Corsi King – Joel Farabee (65.91 CF%) leads the way for the first time as a Flames player. A massive advantage in shot attempts. Morgan Frost (48.77 per cent) and Yegor Sharangovich (57.08 per cent) have developed some instant chemistry so adding Farabee in to continue playing off that budding relationship was a good play. Frost is quickly becoming the go-to guy for Ryan Huska as he got to start overtime. Nazem Kadri (55.95 per cent) got to head out second – honestly with how Frost was playing it was the right play. Sharangovich found himself with more open space than he has all year but seems to have caught a bit of Kuzmenko’s “I won’t shoot the puck” bug he had. You didn’t get a five-year deal because you have the eye of Joe Thornton, let it rip.
Under Pressure –
Taken By Chance – In the middle of the game the announcement for the final team Canada roster spot came down with the honours going to Drew Doughty. A great player in his own right with a Hall of Fame history – can’t dispute the two cups, the Norris, and the Olympic gold. If this was on recent play though, MacKenzie Weegar (67.71 SCF% || 71.88 HDCF%) would be a lock. The 4 Nations Face-Of is an NHL sanctioned event though, not the true best-on-best that Olympic hockey brings us, so taking the established star from an American market is understandable. I just hope Weegar knows he deserved to be chosen. Tonight, he basically did all of the heavy lifting in his minutes as I watched Miromanov (74.80 per cent || 82.26 per cent) make ill-timed pinches, lose his positioning off the rush, and genuinely fail to deny zone entries. None of it ever gets too exposed because Weegar has always has his partner covered. If he could get a reliable defence partner, he could start to focus on offence as well. Ilya Solovyov’s (44.70 per cent || 39.49 per cent) first game after the call-up looked alright. If the wingers would stop failing to clear the defensive zone so often the defence would look a good chunk better.
xG Breakdown –
xGF% – The fourth line was very limited, but I feel it’s a place Martin Pospisil (88.83 per cent) can thrive. He’s certainly showing he lacks a top 6 scoring punch at the NHL level, but his top end speed and elite forechecking make him someone you simply can’t take out of the lineup. The fourth line makes a great home for him. I wish they would try him out at centre again in that bottom line role – Klapka would have made more of an impact than Kevin Rooney (77.02 per cent). In tight games like this that extra goal matters and the Flames current make-up does nothing to contribute to any form of offence.

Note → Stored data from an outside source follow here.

template <bool RELU, int CHAIN, bool PATCH>
__global__ __launch_bounds__(NT8, 2) void conv_gemm_split_kernel(const ConvParams p, const uint16_t* __restrict__ ws0, const uint16_t* __restrict__ ws1,
                                                                  const int n_co_tiles, const int n_m_tiles)
{
    extern __shared__ __attribute__((aligned(16))) float smem[];
    unsigned char* lds = reinterpret_cast<unsigned char*>(smem);
    constexpr int NST = 3, D = NST - 1, XBASE = NST * SP_A_BYTES;
    const int tid = threadIdx.x, lane = tid & 63, wave8 = __builtin_amdgcn_readfirstlane(tid >> 6);
    const int wr4 = wave8 >> 1, wc = wave8 & 1;
    const int l31 = lane & 31, lhi = lane >> 5;
    const bool two_dma = wave8 < 4;
    if (wave8 < 4) stamp(p, wave8, lane, 0, 4);

    const int lid = xcd_remap(blockIdx.x, n_co_tiles * n_m_tiles);
    const int tile_m = lid / n_co_tiles;
    const int tile_co_all = lid - tile_m * n_co_tiles;
    const int n_co_half = n_co_tiles / p.nhalves;
    const int half = tile_co_all / n_co_half;
    const int tile_co = tile_co_all - half * n_co_half;
    const int co0 = tile_co * SP_T, m0 = tile_m * SP_T;
    const uint16_t* __restrict__ wsel = half ? ws1 : ws0;
    const float* __restrict__ bsel = half ? p.bias_pos : p.bias;
    float* __restrict__ osel = half ? p.out1 : p.out0;
    const int T = p.kh * p.kw, ncb = p.Cin / SP_BK, nk = p.K / SP_BK;
    const int halo = spp_halo(p), PL = spp_patch_len(p);
    const int PS = PATCH ? (PL + 1) * 16 : SP_T * 16;
    const int XB = 6 * PS;
    const unsigned chan_bytes = (unsigned)p.in_nb * p.H * p.W * 4u;
    const __amdgpu_buffer_rsrc_t rW = __builtin_amdgcn_make_buffer_rsrc((void*)wsel, 0, n_co_half * nk * SP_A_BYTES, 0x00020000);
    const __amdgpu_buffer_rsrc_t rIn = __builtin_amdgcn_make_buffer_rsrc((void*)p.in, 0, (int)p.in_bytes, 0x00020000);
    const unsigned lds_base = (unsigned)(size_t)(__attribute__((address_space(3))) unsigned char*)(lds);

    unsigned t_voff = OOB, t_lds = 0;
    bool t_ok = false;
    int base_m = 0;
    unsigned long long tapmask = 0ull;
    const int sm = tid & 127, skq = wave8 >> 1;
    if constexpr (PATCH) {
        const int kh_ = tid >= PL ? 1 : 0, q = tid - kh_ * PL;
        const long g = (long)m0 - halo + q;
        t_ok = tid < 2 * PL;
        const bool in_row = t_ok && g >= 0 && g < (long)p.in_nb * p.H * p.W;
        t_voff = in_row ? (unsigned)g * 4u + (unsigned)(kh_ * 8) * chan_bytes : OOB;
        t_lds = lds_base + XBASE + kh_ * PS + q * 16;
    } else {
        const int m = m0 + sm;
        const bool m_ok = m < p.M;
        const int mm = m_ok ? m : 0;
        const int ohw = p.OH * p.OW;
        const int n = mm / ohw;
        const int r = mm - n * ohw;
        const int oh = r / p.OW;
        const int ow = r - oh * p.OW;
        const int ih0 = oh * p.stride - p.pad, iw0 = ow * p.stride - p.pad;
        base_m = n * p.H * p.W + ih0 * p.W + iw0;
        if (m_ok) {
            unsigned long long vw = 0ull;
            for (int dw = 0; dw < p.kw; ++dw)
                if ((unsigned)(iw0 + dw) < (unsigned)p.W) vw |= 1ull << dw;
            for (int dh = 0; dh < p.kh; ++dh)
                if ((unsigned)(ih0 + dh) < (unsigned)p.H) tapmask |= vw << (dh * p.kw);
        }
        t_lds = lds_base + XBASE + ((skq >> 1) * SP_T + sm) * 16 + (skq & 1) * 8;
    }
    int c_pos[2] = {0, 0};
    unsigned c_mask[2] = {0u, 0u};
    if constexpr (PATCH) {
#pragma unroll
        for (int j = 0; j < 2; ++j) {
            const int c = wc * 64 + j * 32 + l31, m = m0 + c;
            c_pos[j] = c + halo;
            unsigned mk = 0u;
            if (m < p.M) {
                const int ohw = p.OH * p.OW;
                const int r = m % ohw;
                const int oh = r / p.OW, ow = r - oh * p.OW;
                for (int dh = 0; dh < p.kh; ++dh)
                    for (int dw = 0; dw < p.kw; ++dw)
                        if ((unsigned)(oh + dh - p.pad) < (unsigned)p.H && (unsigned)(ow + dw - p.pad) < (unsigned)p.W) mk |= 1u << (dh * p.kw + dw);
            }
            c_mask[j] = mk;
        }
    }
    const unsigned char* a_lane = lds + (lhi * SP_T + wr4 * 32 + l31) * 16;
    const unsigned char* b_plane = lds + XBASE + lhi * PS;

    v16f acc[2], pipe[2];
#pragma unroll
    for (int j = 0; j < 2; ++j)
#pragma unroll
        for (int r = 0; r < 16; ++r) { acc[j][r] = 0.f; pipe[j][r] = 0.f; }

    auto dma = [&](int kt, int stage, int ch) {
        __builtin_amdgcn_raw_ptr_buffer_load_lds(rW, (lptr_t)(lds + stage * SP_A_BYTES + ch * 1024), 16, (ch * 1024 + lane * 16) | (kt < nk ? 0u : OOB),
                                                 (tile_co * nk + kt) * SP_A_BYTES, 0, 0);
    };
    auto load_w = [&](int kt, int stage) {
        dma(kt, stage, wave8);
        if (two_dma) dma(kt, stage, 8 + wave8);
    };
    auto fold = [&](bool negated) {
        if (negated) { acc[0] -= pipe[0]; acc[1] -= pipe[1]; }
        else { acc[0] += pipe[0]; acc[1] += pipe[1]; }
    };
    auto mfmas = [&](const v8bf (&af)[3], const v8bf (&bf)[3][2], auto FIRST) {
        constexpr int TA[6] = {2, 1, 0, 1, 0, 0}, TB[6] = {0, 1, 2, 0, 1, 0};
        v16f zero;
#pragma unroll
        for (int r = 0; r < 16; ++r) zero[r] = 0.f;
#pragma unroll
        for (int t = 0; t < 6; ++t)
#pragma unroll
            for (int j = 0; j < 2; ++j)
                pipe[j] = __builtin_amdgcn_mfma_f32_32x32x16_bf16(af[TA[t]], bf[TB[t]][j], (t == 0 && decltype(FIRST)::value) ? zero : pipe[j], 0, 0, 0);
    };
    std::integral_constant<int, 0> S0; std::integral_constant<int, 1> S1; std::integral_constant<int, 2> S2;
    std::integral_constant<bool, true> first; std::integral_constant<bool, false> later;

    if constexpr (PATCH) {
        float xp[8];
        auto load_patch = [&](int cb) {
            const unsigned so = (unsigned)(cb * SP_BK) * chan_bytes;
#pragma unroll
            for (int i = 0; i < 8; ++i) xp[i] = __uint_as_float(__builtin_amdgcn_raw_buffer_load_b32(rIn, t_voff, so + (unsigned)i * chan_bytes, 0));
        };
        auto store_patch = [&](int buf, unsigned flip) {
            v4u q0, q1, q2;
#pragma unroll
            for (int i = 0; i < 4; ++i) {
                const float a = RELU ? fmaxf(xp[2 * i], 0.f) : xp[2 * i], b = RELU ? fmaxf(xp[2 * i + 1], 0.f) : xp[2 * i + 1];
                unsigned h0, h1, h2;
                split_pair(a, b, h0, h1, h2);
                q0[i] = h0 ^ flip; q1[i] = h1 ^ flip; q2[i] = h2 ^ flip;
            }
            if (t_ok) {
                const unsigned at = t_lds + buf * XB;
                asm volatile("ds_write_b128 %0, %1" :: "v"(at), "v"(q0));
                asm volatile("ds_write_b128 %0, %1" :: "v"(at + 2 * PS), "v"(q1));
                asm volatile("ds_write_b128 %0, %1" :: "v"(at + 4 * PS), "v"(q2));
            }
        };
        int tap = 0, cb = 0, buf = 0, shift = -halo, tdw = 0;
        bool xl_prev = false, xl_now = false;
        const bool mfma_first = wave8 < 4;
        auto load_part = [&](int kt, v8bf (&af)[3], v8bf (&bf)[3][2]) {
            const int st1 = (kt + 1) % 3, st3 = kt % 3;
            const bool more = cb + 1 < ncb;
            xl_now = false;
            if (more && tap == 2) store_patch(buf ^ 1, ((cb + 1) & 1) ? 0x80008000u : 0u);
            load_w(kt + 3, kt < 0 ? 2 : st3);
            if (more && tap == 0) { load_patch(cb + 1); xl_now = true; }
            const unsigned char* As = a_lane + (kt < 0 ? 0 : st1) * SP_A_BYTES;
#pragma unroll
            for (int pc = 0; pc < 3; ++pc) af[pc] = *(const v8bf*)(As + pc * 2 * SP_T * 16);
#pragma unroll
            for (int j = 0; j < 2; ++j) {
                const int pos = ((c_mask[j] >> tap) & 1u) ? c_pos[j] + shift : PL;
                const unsigned char* Bs = b_plane + buf * XB + pos * 16;
#pragma unroll
                for (int pc = 0; pc < 3; ++pc) bf[pc][j] = *(const v8bf*)(Bs + pc * 2 * PS);
            }
            tap += 1; tdw += 1; shift += 1;
            if (tdw == p.kw) { tdw = 0; shift += p.W - p.kw; }
            if (tap == T) { tap = 0; shift = -halo; cb += 1; buf ^= 1; }
        };
        auto end_step = [&]() {
            if (xl_now || xl_prev) { if (two_dma) sp8_wait_barrier<10>(); else sp8_wait_barrier<9>(); }
            else { if (two_dma) sp8_wait_barrier<2>(); else sp8_wait_barrier<1>(); }
            xl_prev = xl_now;
        };
        auto step = [&](int kt, v8bf (&caf)[3], v8bf (&cbf)[3][2], v8bf (&naf)[3], v8bf (&nbf)[3][2], auto FIRST) {
            if (mfma_first) mfmas(caf, cbf, FIRST);
            __builtin_amdgcn_sched_barrier(0);
            load_part(kt, naf, nbf);
            __builtin_amdgcn_sched_barrier(0);
            if (!mfma_first) mfmas(caf, cbf, FIRST);
            end_step();
        };
        if (tid < 12) {
            const v4u z = {0u, 0u, 0u, 0u};
            asm volatile("ds_write_b128 %0, %1" :: "v"(lds_base + XBASE + (tid / 6) * XB + (tid % 6) * PS + PL * 16), "v"(z));
        }
        load_w(0, 0);
        load_w(1, 1);
        load_patch(0);
        asm volatile("s_waitcnt vmcnt(0)" ::: "memory");
        store_patch(0, 0u);
        sp8_wait_barrier<0>();
        v8bf f0a[3], f0b[3][2], f1a[3], f1b[3][2];
        load_part(-1, f0a, f0b);
        end_step();
        if (wave8 < 4) stamp(p, wave8, lane, 1);
        int pass_in_blk = 0;
        bool neg = false;
        const int passes_per_blk = T / 3;
        auto pass_done = [&]() {
            fold(neg);
            if (++pass_in_blk == passes_per_blk) { pass_in_blk = 0; neg = !neg; }
        };
        for (int kt = 0; kt < nk; kt += 6) {
            step(kt, f0a, f0b, f1a, f1b, first);
            step(kt + 1, f1a, f1b, f0a, f0b, later);
            step(kt + 2, f0a, f0b, f1a, f1b, later);
            pass_done();
            step(kt + 3, f1a, f1b, f0a, f0b, first);
            step(kt + 4, f0a, f0b, f1a, f1b, later);
            step(kt + 5, f1a, f1b, f0a, f0b, later);
            pass_done();
        }
    } else {
        int ld_tap = 0, ld_ci0 = 0;
        unsigned ld_voff = (tapmask & 1ull) ? (unsigned)base_m * 4u : OOB;
        auto load_x = [&](int kt, float (&v)[4]) {
            const unsigned voff = ld_voff | (kt < nk ? 0u : OOB);
            const unsigned so = (unsigned)(ld_ci0 + skq * 4) * chan_bytes;
#pragma unroll
            for (int i = 0; i < 4; ++i) v[i] = __uint_as_float(__builtin_amdgcn_raw_buffer_load_b32(rIn, voff, so + (unsigned)i * chan_bytes, 0));
            ld_ci0 += SP_BK;
            if (ld_ci0 >= p.Cin) {
                ld_ci0 = 0;
                ld_tap += 1;
                const int dh = ld_tap / p.kw, dw = ld_tap - dh * p.kw;
                ld_voff = (ld_tap < p.kh * p.kw && ((tapmask >> ld_tap) & 1ull)) ? (unsigned)(base_m + dh * p.W + dw) * 4u : OOB;
            }
        };
        auto store_x = [&](const float (&v)[4], int stage, unsigned flip) {
            typedef unsigned v2u __attribute__((ext_vector_type(2)));
            v2u q0, q1, q2;
#pragma unroll
            for (int i = 0; i < 2; ++i) {
                const float a = RELU ? fmaxf(v[2 * i], 0.f) : v[2 * i], b = RELU ? fmaxf(v[2 * i + 1], 0.f) : v[2 * i + 1];
                unsigned h0, h1, h2;
                split_pair(a, b, h0, h1, h2);
                q0[i] = h0 ^ flip; q1[i] = h1 ^ flip; q2[i] = h2 ^ flip;
            }
            const unsigned at = t_lds + stage * XB;
            asm volatile("ds_write_b64 %0, %1" :: "v"(at), "v"(q0));
            asm volatile("ds_write_b64 %0, %1" :: "v"(at + 2 * PS), "v"(q1));
            asm volatile("ds_write_b64 %0, %1" :: "v"(at + 4 * PS), "v"(q2));
        };
        int wst = 0;
        auto step = [&](int kt, auto ST, float (&xcur)[4], float (&xnew)[4], unsigned flip, auto FIRST) {
            constexpr int st = decltype(ST)::value, st1 = (st + 1) % 3;
            const int stD = wst + D >= NST ? wst + D - NST : wst + D;
            load_w(kt + D, stD);
            load_x(kt + 3, xnew);
            const unsigned char* As = a_lane + wst * SP_A_BYTES;
            const unsigned char* Bs = b_plane + st * XB + (wc * 64 + l31) * 16;
            v8bf af[3], bf[3][2];
#pragma unroll
            for (int pc = 0; pc < 3; ++pc) {
                af[pc] = *(const v8bf*)(As + pc * 2 * SP_T * 16);
#pragma unroll
                for (int j = 0; j < 2; ++j) bf[pc][j] = *(const v8bf*)(Bs + pc * 2 * PS + j * 32 * 16);
            }
            mfmas(af, bf, FIRST);
            store_x(xcur, st1, flip);
            if (two_dma) sp8_wait_barrier<8 + 2 * (D - 1)>(); else sp8_wait_barrier<8 + (D - 1)>();
            wst = wst + 1 == NST ? 0 : wst + 1;
        };
        float x0[4], x1[4], x2[4];
        load_w(0, 0);
        load_x(0, x0);
        asm volatile("s_waitcnt vmcnt(0)" ::: "memory");
        store_x(x0, 0, 0u);
#pragma unroll
        for (int d = 1; d < D; ++d) load_w(d, d);
        load_x(1, x0);
        load_x(2, x1);
        if (two_dma) sp8_wait_barrier<8 + 2 * (D - 1)>(); else sp8_wait_barrier<8 + (D - 1)>();
        if (wave8 < 4) stamp(p, wave8, lane, 1);
        unsigned flip = 0u;
        for (int kt = 0; kt < nk; kt += 3) {
            const bool negated = flip != 0u;
            step(kt, S0, x0, x2, flip, first);
            step(kt + 1, S1, x1, x0, flip, later);
            flip ^= 0x80008000u;
            step(kt + 2, S2, x2, x1, flip, later);
            fold(negated);
        }
    }
    wait_vmcnt<0>();
    asm volatile("s_waitcnt lgkmcnt(0)" ::: "memory");
    if (wave8 < 4) { stamp(p, wave8, lane, 2); stamp(p, wave8, lane, 3); }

After being critical of him last game Mikael Backlund (44.88 per cent) got back to his quality defensive play. Giving him AHL journeyman Dryden Hunt (44.88 per cent) isn’t exactly a move that makes me believe some form of an offensive burst is coming, but at least Hunt works hard every shift and makes the smart play at the blue line. Hopefully any skater that was gassed uses this break to rejuvenate. After it’s over the Flames will (hopefully) get Kevin Bahl and Connor Zary back as they try to navigate a gauntlet of a road trip out east.
Game Flow –
Game Score –
NHL GameScore Impact Card for Calgary Flames on 2025-02-08: pic.twitter.com/cG59iFC6aG
— HockeyStatCards (@hockeystatcards) February 9, 2025
Shot Heatmap –
In The Crease – If anyone had a right to lose it on a teammate it would have to be Wolf after the turnover that led to the second goal directly contributed to a loss. He almost had that one too – got his glove on it. Wolf made five bell saves, had great rebound control, and looked to be in complete control. A broken play lead to the first goal – one where the shooter didn’t have his stick tied up. Overtime on the penalty kill is unfair to the goaltender as well – the shot through a screen was designed and well placed by Beniers. That was the best loss we may see Wolf play all season. 1.72 expected goals against at 5v5 with two getting behind him.
Dustin Wolf faced a lot of grade A scoring chances tonight. Here are some of his best saves. pic.twitter.com/ArG81wVNQ9
— Robert Munnich (@RingOfFireCGY) February 9, 2025
The Goals –
🔥FLAMES GOAL🔥
Morgan Frost opens the scoring for the Flames! What a shot!
🎥: Sportsnet | NHL#Flames #SeaKraken pic.twitter.com/Z62SPl9CjM
— Robert Munnich (@RingOfFireCGY) February 9, 2025
🔥FLAMES GOAL🔥
Huberdeau to Kadri to the back of the net! It's 2-0 Flames!
🎥: Sportsnet | NHL#Flames #SeaKraken pic.twitter.com/KPdJsMnrFr
— Robert Munnich (@RingOfFireCGY) February 9, 2025
Flash’s 3 Stars –
1) Dustin Wolf
2) Nazem Kadri
3) Morgan Frost
(Stats compiled from Naturalstattrick.com // Game Score from Hockeystatcards.com // xG and Under Pressure charts from HockeyViz.com // Game Flow and Shot Heatmap from NaturalStatTrick.com)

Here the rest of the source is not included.